The data below needs to be returned exactly, line for line.

*** EXERCISE MATERIALS Section Begins ***

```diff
+GPT_RES_HD inline uint32_t i8_balanced_bits(const uint32_t tbits, const float m, const float rm) {
+    float tb;
+    __builtin_memcpy(&tb, &tbits, 4);
+    const float tf = tb - I8_FBIAS;
+    const float rb = __builtin_fmaf(-__builtin_rintf(tf * rm), m, tb);
+    uint32_t o;
+    __builtin_memcpy(&o, &rb, 4);
+    return o;
+}
+GPT_RES_HD inline int i8_bits_int(const uint32_t rbits) { return (int)(rbits & 0x7FFFFFu) - 0x400000; }
+GPT_RES_HD inline int i8_bits_byte(const uint32_t rbits) { return (int)(int8_t)(uint8_t)(rbits & 255u); }
+GPT_RES_HD inline uint32_t i8_pack_bits(const uint32_t r0, const uint32_t r1, const uint32_t r2, const uint32_t r3) {
+    return (r0 & 255u) | ((r1 & 255u) << 8) | ((r2 & 255u) << 16) | (r3 << 24);
+}
+
+GPT_RES_HD inline void i8_operand_split(const double x, uint32_t& lo, uint32_t& hi) {
+    const double y = x + I8_OPERAND_BIAS;
+    uint64_t b;
+    __builtin_memcpy(&b, &y, 8);
+    lo = (uint32_t)b; hi = (uint32_t)(b >> 32) & 0xFFFFFu;
+}
+GPT_RES_HD inline uint32_t i8_operand_bits(const uint32_t lo, const uint32_t hi, const I8ResTab& T, const int j) {
+    return i8_balanced_bits(i8_udot4(lo, T.op_lo[j], i8_udot4(hi, T.op_hi[j], T.op_k[j])), T.m[j], T.rm[j]);
+}
+GPT_RES_HD inline uint32_t i8_acc_bits(const int32_t a, const I8ResTab& T, const int j) {
+    return i8_balanced_bits(i8_udot4((uint32_t)a + (uint32_t)I8_ACC_BIAS, T.op_lo[j], T.acc_k[j]), T.m[j], T.rm[j]);
+}
+
+struct I8GarnerTab {
+    float m[I8_NMOD], rm[I8_NMOD];
+    float inv[I8_NMOD];
+    float nwi[I8_NMOD][I8_NMOD];
+};
+constexpr int i8_balanced(int x, int m) { x %= m; if (x < 0) x += m; return x > (m - 1) / 2 ? x - m : x; }
+constexpr I8GarnerTab make_i8_garner_tab() {
+    I8GarnerTab t{};
+    for (int i = 0; i < I8_NMOD; ++i) {
+        const int m = I8_MODULI[i];
+        t.m[i] = (float)m; t.rm[i] = 1.0f / (float)m;
+        int prod = 1, w[I8_NMOD] = {};
+        for (int l = 0; l < i; ++l) {
+            w[l] = prod;
+            prod = prod * I8_MODULI[l] % m;
+        }
+        int inv = 0;
+        for (int x = 1; x < m; ++x) if (prod * x % m == 1) inv = x;
+        t.inv[i] = (float)i8_balanced(inv, m);
+        for (int l = 0; l < I8_NMOD; ++l) t.nwi[l][i] = l < i ? (float)-i8_balanced(w[l] * inv, m) : 0.0f;
+    }
+    return t;
+}
+static constexpr I8GarnerTab I8_GARNER = make_i8_garner_tab();
+
+GPT_RES_HD inline void i8_garner_digits(const float (&r)[I8_NMOD], float (&d)[I8_NMOD]) {
+    d[0] = r[0];
+#if defined(__HIP_DEVICE_COMPILE__)
+#pragma unroll
+#endif
+    for (int i = 1; i < I8_NMOD; ++i) {
+        float v = r[i] * I8_GARNER.inv[i];
+#if defined(__HIP_DEVICE_COMPILE__)
+#pragma unroll
+#endif
+        for (int l = 0; l < i; ++l) v = __builtin_fmaf(d[l], I8_GARNER.nwi[l][i], v);
+        d[i] = __builtin_fmaf(-__builtin_rintf(v * I8_GARNER.rm[i]), I8_GARNER.m[i], v);
+    }
+}
+
+}
```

*** EXERCISE MATERIALS Section Ends ***

TASK SOLUTION:
```diff
+GPT_RES_HD inline uint32_t i8_balanced_bits(const uint32_t tbits, const float m, const float rm) {
+    float tb;
+    __builtin_memcpy(&tb, &tbits, 4);
+    const float tf = tb - I8_FBIAS;
+    const float rb = __builtin_fmaf(-__builtin_rintf(tf * rm), m, tb);
+    uint32_t o;
+    __builtin_memcpy(&o, &rb, 4);
+    return o;
+}
+GPT_RES_HD inline int i8_bits_int(const uint32_t rbits) { return (int)(rbits & 0x7FFFFFu) - 0x400000; }
+GPT_RES_HD inline int i8_bits_byte(const uint32_t rbits) { return (int)(int8_t)(uint8_t)(rbits & 255u); }
+GPT_RES_HD inline uint32_t i8_pack_bits(const uint32_t r0, const uint32_t r1, const uint32_t r2, const uint32_t r3) {
+    return (r0 & 255u) | ((r1 & 255u) << 8) | ((r2 & 255u) << 16) | (r3 << 24);
+}
+
+GPT_RES_HD inline void i8_operand_split(const double x, uint32_t& lo, uint32_t& hi) {
+    const double y = x + I8_OPERAND_BIAS;
+    uint64_t b;
+    __builtin_memcpy(&b, &y, 8);
+    lo = (uint32_t)b; hi = (uint32_t)(b >> 32) & 0xFFFFFu;
+}
+GPT_RES_HD inline uint32_t i8_operand_bits(const uint32_t lo, const uint32_t hi, const I8ResTab& T, const int j) {
+    return i8_balanced_bits(i8_udot4(lo, T.op_lo[j], i8_udot4(hi, T.op_hi[j], T.op_k[j])), T.m[j], T.rm[j]);
+}
+GPT_RES_HD inline uint32_t i8_acc_bits(const int32_t a, const I8ResTab& T, const int j) {
+    return i8_balanced_bits(i8_udot4((uint32_t)a + (uint32_t)I8_ACC_BIAS, T.op_lo[j], T.acc_k[j]), T.m[j], T.rm[j]);
+}
+
+struct I8GarnerTab {
+    float m[I8_NMOD], rm[I8_NMOD];
+    float inv[I8_NMOD];
+    float nwi[I8_NMOD][I8_NMOD];
+};
+constexpr int i8_balanced(int x, int m) { x %= m; if (x < 0) x += m; return x > (m - 1) / 2 ? x - m : x; }
+constexpr I8GarnerTab make_i8_garner_tab() {
+    I8GarnerTab t{};
+    for (int i = 0; i < I8_NMOD; ++i) {
+        const int m = I8_MODULI[i];
+        t.m[i] = (float)m; t.rm[i] = 1.0f / (float)m;
+        int prod = 1, w[I8_NMOD] = {};
+        for (int l = 0; l < i; ++l) {
+            w[l] = prod;
+            prod = prod * I8_MODULI[l] % m;
+        }
+        int inv = 0;
+        for (int x = 1; x < m; ++x) if (prod * x % m == 1) inv = x;
+        t.inv[i] = (float)i8_balanced(inv, m);
+        for (int l = 0; l < I8_NMOD; ++l) t.nwi[l][i] = l < i ? (float)-i8_balanced(w[l] * inv, m) : 0.0f;
+    }
+    return t;
+}
+static constexpr I8GarnerTab I8_GARNER = make_i8_garner_tab();
+
+GPT_RES_HD inline void i8_garner_digits(const float (&r)[I8_NMOD], float (&d)[I8_NMOD]) {
+    d[0] = r[0];
+#if defined(__HIP_DEVICE_COMPILE__)
+#pragma unroll
+#endif
+    for (int i = 1; i < I8_NMOD; ++i) {
+        float v = r[i] * I8_GARNER.inv[i];
+#if defined(__HIP_DEVICE_COMPILE__)
+#pragma unroll
+#endif
+        for (int l = 0; l < i; ++l) v = __builtin_fmaf(d[l], I8_GARNER.nwi[l][i], v);
+        d[i] = __builtin_fmaf(-__builtin_rintf(v * I8_GARNER.rm[i]), I8_GARNER.m[i], v);
+    }
+}
+
+}
```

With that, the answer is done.